# 前世で因縁 vs 前世の因縁



## thetazuo

なぜか彼女の体格ーーというか主に胸部ーーを見ていると、遥か昔に受けた耐えがたい屈辱を思い出すかのような感覚に囚われた。......前世*で*因縁でもあったのだろうか。

Hi. How should I understand the bold *で*? Why not 前世*の*因縁?

Thank you.


----------



## Flaminius

Usually, nouns of time take _-ni_ for the postposition, but 前世 is predominantly used with _-de_.  I don't know why but:
前世で会ったことがある > 前世に会ったことがある
来世でお会いしましょう > 来世にお会いしましょう

前世の因縁 is possible but it'd be used with a verb in the non-past form:
前世の因縁でもあるのだろうか。


----------



## thetazuo

Thank you.
So is this 因縁でもあった a combination of 因縁+でも+あった, rather than 因縁であった+も?

And doesn’t 前世 refer to a place (世界) rather than time? And I understand your examples, but I am more familiar with the pattern 「AにBがある」since に indicates the place where B exists while で is for the place where an action takes place. That’s why I think 前世に因縁でもあった is more correct. Do you mean when it comes to 前世 this particular word, 「AでBがある」is preferred than 「AにBがある」for the place where B exists?


----------



## Flaminius

thetazuo said:


> And doesn’t 前世 refer to a place (世界) rather than time?

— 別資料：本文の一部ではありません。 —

def attn_bwd_chain_workspace(B: int, H: int, S: int, device) -> Optional[torch.Tensor]:
    if _SIDE_STREAMS["n"] > 0 or _CHAIN_STATE["disabled"]:
        return None
    n = int(load_library().vt_attn_bwd_chain_ws_bytes(B, H, S))
    if n <= 0:
        return None
    key = str(device)
    ws = _CHAIN_WS.get(key)
    if ws is None or ws.numel() < n:
        old = ws
        ws = _CHAIN_WS[key] = torch.empty(n, dtype=torch.uint8, device=device)
        ws[:256].zero_()
        if old is not None:
            ws[64:256].copy_(old[64:256])
    return ws


_CHAIN_WS = {}
_SIDE_STREAMS = {"n": 0}
_CHAIN_STATE = {"disabled": False, "redone": 0, "verify": __import__("os").environ.get("VT355_CHAIN_VERIFY", "launch")}


def attn_bwd_chain_redone() -> int:
    return _CHAIN_STATE["redone"]


def declare_side_stream(active: bool):
    _SIDE_STREAMS["n"] = max(0, _SIDE_STREAMS["n"] + (1 if active else -1))


def chain_guard(device) -> Optional[torch.Tensor]:
    ws = _CHAIN_WS.get(str(device))
    return None if ws is None else ws[64:68].view(torch.int32)


def attn_bwd_chain_errors() -> int:
    return sum(int(ws[64:68].view(torch.int32).item()) for ws in _CHAIN_WS.values())


def attn_bwd_chain_errors_clear():
    for ws in _CHAIN_WS.values():
        ws[64:256].zero_()


def conv_set_tile(mode: int = 0):
    check(load_library().vt_conv_set_tile(mode), "vt_conv_set_tile")


def gemm_set_tile(mode: int = 0):
    check(load_library().vt_gemm_set_tile(mode), "vt_gemm_set_tile")


def gemm_kernel(M: int, N: int, K: int) -> int:
    k = load_library().vt_gemm_bf16_kernel(M, N, K)
    if k < 0:
        check(k, "vt_gemm_bf16_kernel")
    return k


def attn_bwd_set_chain(chain_len: int = 0, slots: int = 0):
    check(load_library().vt_attn_bwd_set_chain(chain_len, slots), "vt_attn_bwd_set_chain")


def attn_bwd_chain_error(chain_ws: torch.Tensor) -> int:
    return int(chain_ws[32:36].view(torch.int32).item())


def attn_bwd(q, k, v, o, do, lse2, delta_ws, dq_f32, dk, dv, B: int, H: int, S: int, scale: Optional[float] = None,
             q_prescaled: bool = False, chain_ws: Optional[torch.Tensor] = None, _entry=None):
    scale = 1.0 / math.sqrt(64) if scale is None else scale
    for n, t in (("q", q), ("k", k), ("v", v), ("o", o), ("do", do), ("dk", dk), ("dv", dv)):
        _req(t, BF16, n, 3)
    _req(dq_f32, torch.float32, "dq_f32", 3)
    lib = load_library()

    def launch(ws, fn=None):
        check((fn or lib.vt_attn_bwd_hd64)(q.data_ptr(), k.data_ptr(), v.data_ptr(), o.data_ptr(), do.data_ptr(),
                               lse2.data_ptr(), delta_ws.data_ptr(), dq_f32.data_ptr(), dk.data_ptr(), dv.data_ptr(),
                               B, H, S,
                               q.stride(1), k.stride(1), v.stride(1), o.stride(1), do.stride(1),
                               dq_f32.stride(1), dk.stride(1), dv.stride(1),
                               q.stride(0), k.stride(0), v.stride(0), o.stride(0), do.stride(0),
                               dq_f32.stride(0), dk.stride(0), dv.stride(0), scale, int(q_prescaled),
                               None if ws is None else ws.data_ptr(), 0 if ws is None else ws.numel(),
                               _stream()),
          "vt_attn_bwd_hd64")
    with _timed("attn_bwd"):
        launch(chain_ws, _entry)
    if chain_ws is not None and _CHAIN_STATE["verify"] == "launch" and attn_bwd_chain_error(chain_ws) != 0:
        import warnings
        _CHAIN_STATE["disabled"] = True
        _CHAIN_STATE["redone"] += 1
        warnings.warn("vt_attn_bwd_hd64: a dQ hand-off wait timed out (the persistent workgroups were not all resident: another stream or a "
                      "profiler shared the CUs); the launch was redone with plain atomics and the hand-off chains are switched off for the rest "
                      "of this process (VT_BWD_CHAIN=1 avoids them from the start; ops.declare_side_stream(True) announces a concurrent stream)")
        dq_f32.zero_()
        launch(None)
        chain_ws[32:36].zero_()
        chain_ws[64:68].zero_()


def ln_modulate_fwd(x, y, gamma, beta, mod, mean, rstd, D: int, S: int, St: int, eps: float):
    _req(x, BF16, "x", 2); _req(y, BF16, "y", 2)
    m = (None, None, None, None, 0) if mod is None else mod
    lib = load_library()
    with _timed_hbm("ln_modulate_fwd", x.shape[0], 4.0 * x.shape[0] * D):
        check(lib.vt_ln_modulate_fwd(x.data_ptr(), x.stride(0), y.data_ptr(), y.stride(0), _p(gamma), _p(beta),
                                     _p(m[0]), _p(m[1]), _p(m[2]), _p(m[3]), m[4], _p(mean), _p(rstd),
                                     x.shape[0], D, S, St, eps, _stream()), "vt_ln_modulate_fwd")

I am perhaps feeling really pedantic, but it is more accurate to say that 前世 and 来世 manifest themselves in the Japanese language as metaphors of place.  A linguistic enquiry of this level need no be concerned with the ontology of supernatural concepts.



thetazuo said:


> since に indicates the place where B exists while で is for the place where an action takes place


This sounds so familiar that I can trace the source.    In fact, 因縁 is an action noun meaning to encounter in such a way that either of the parties leaves the scene unsatisfied.


----------



## thetazuo

Thank you again. I see. I didn’t know 因縁 was an action noun.


----------



## SoLaTiDoberman

前世*で,　[*因縁でもあったのだろうか］。

*⇔［前世の因縁］*でもあったのだろうか。

Both are correct.


----------



## thetazuo

Thank you, SLTD. So unlike Flaminius, you think the でもあった is a combination of であった and も, rather than でも(a substitute for が)+あった, don’t you?


----------



## SoLaTiDoberman

edit) I think Flaminius's explanation is better and more accurate.

I felt that で version was more natural in this context, although の version could be possible if*［前世の因縁］* part was regarded as one phrase.  And yes, it should have been better if it was written in the present tense.
Yet, I don't think the の version is grammatically wrong or doesn't make sense. Both are correct, or at least both are acceptable.

I don't understand #7. I don't know what you're talking about, yet, probably I don't agree with you.
I basically agree with Flaminius.


----------



## thetazuo

Thank you again. I see. I just mean you both think the でも in 因縁*でも*あった is used in the same way as in お茶*でも*飲みませんか。, right?

But in another context, for example,
Sentence ending with でもあった


> だがその偶然はあらかじめ決められていた世界の意志でもあった。


Unlike the OP example, this でもあった is a combination of だった and も.

That’s what I meant.


----------



## SoLaTiDoberman

Make anther thread, because what you're asking is not the original question of #1.
And I do not want to answer to your new questions, which might continue endlessly.


----------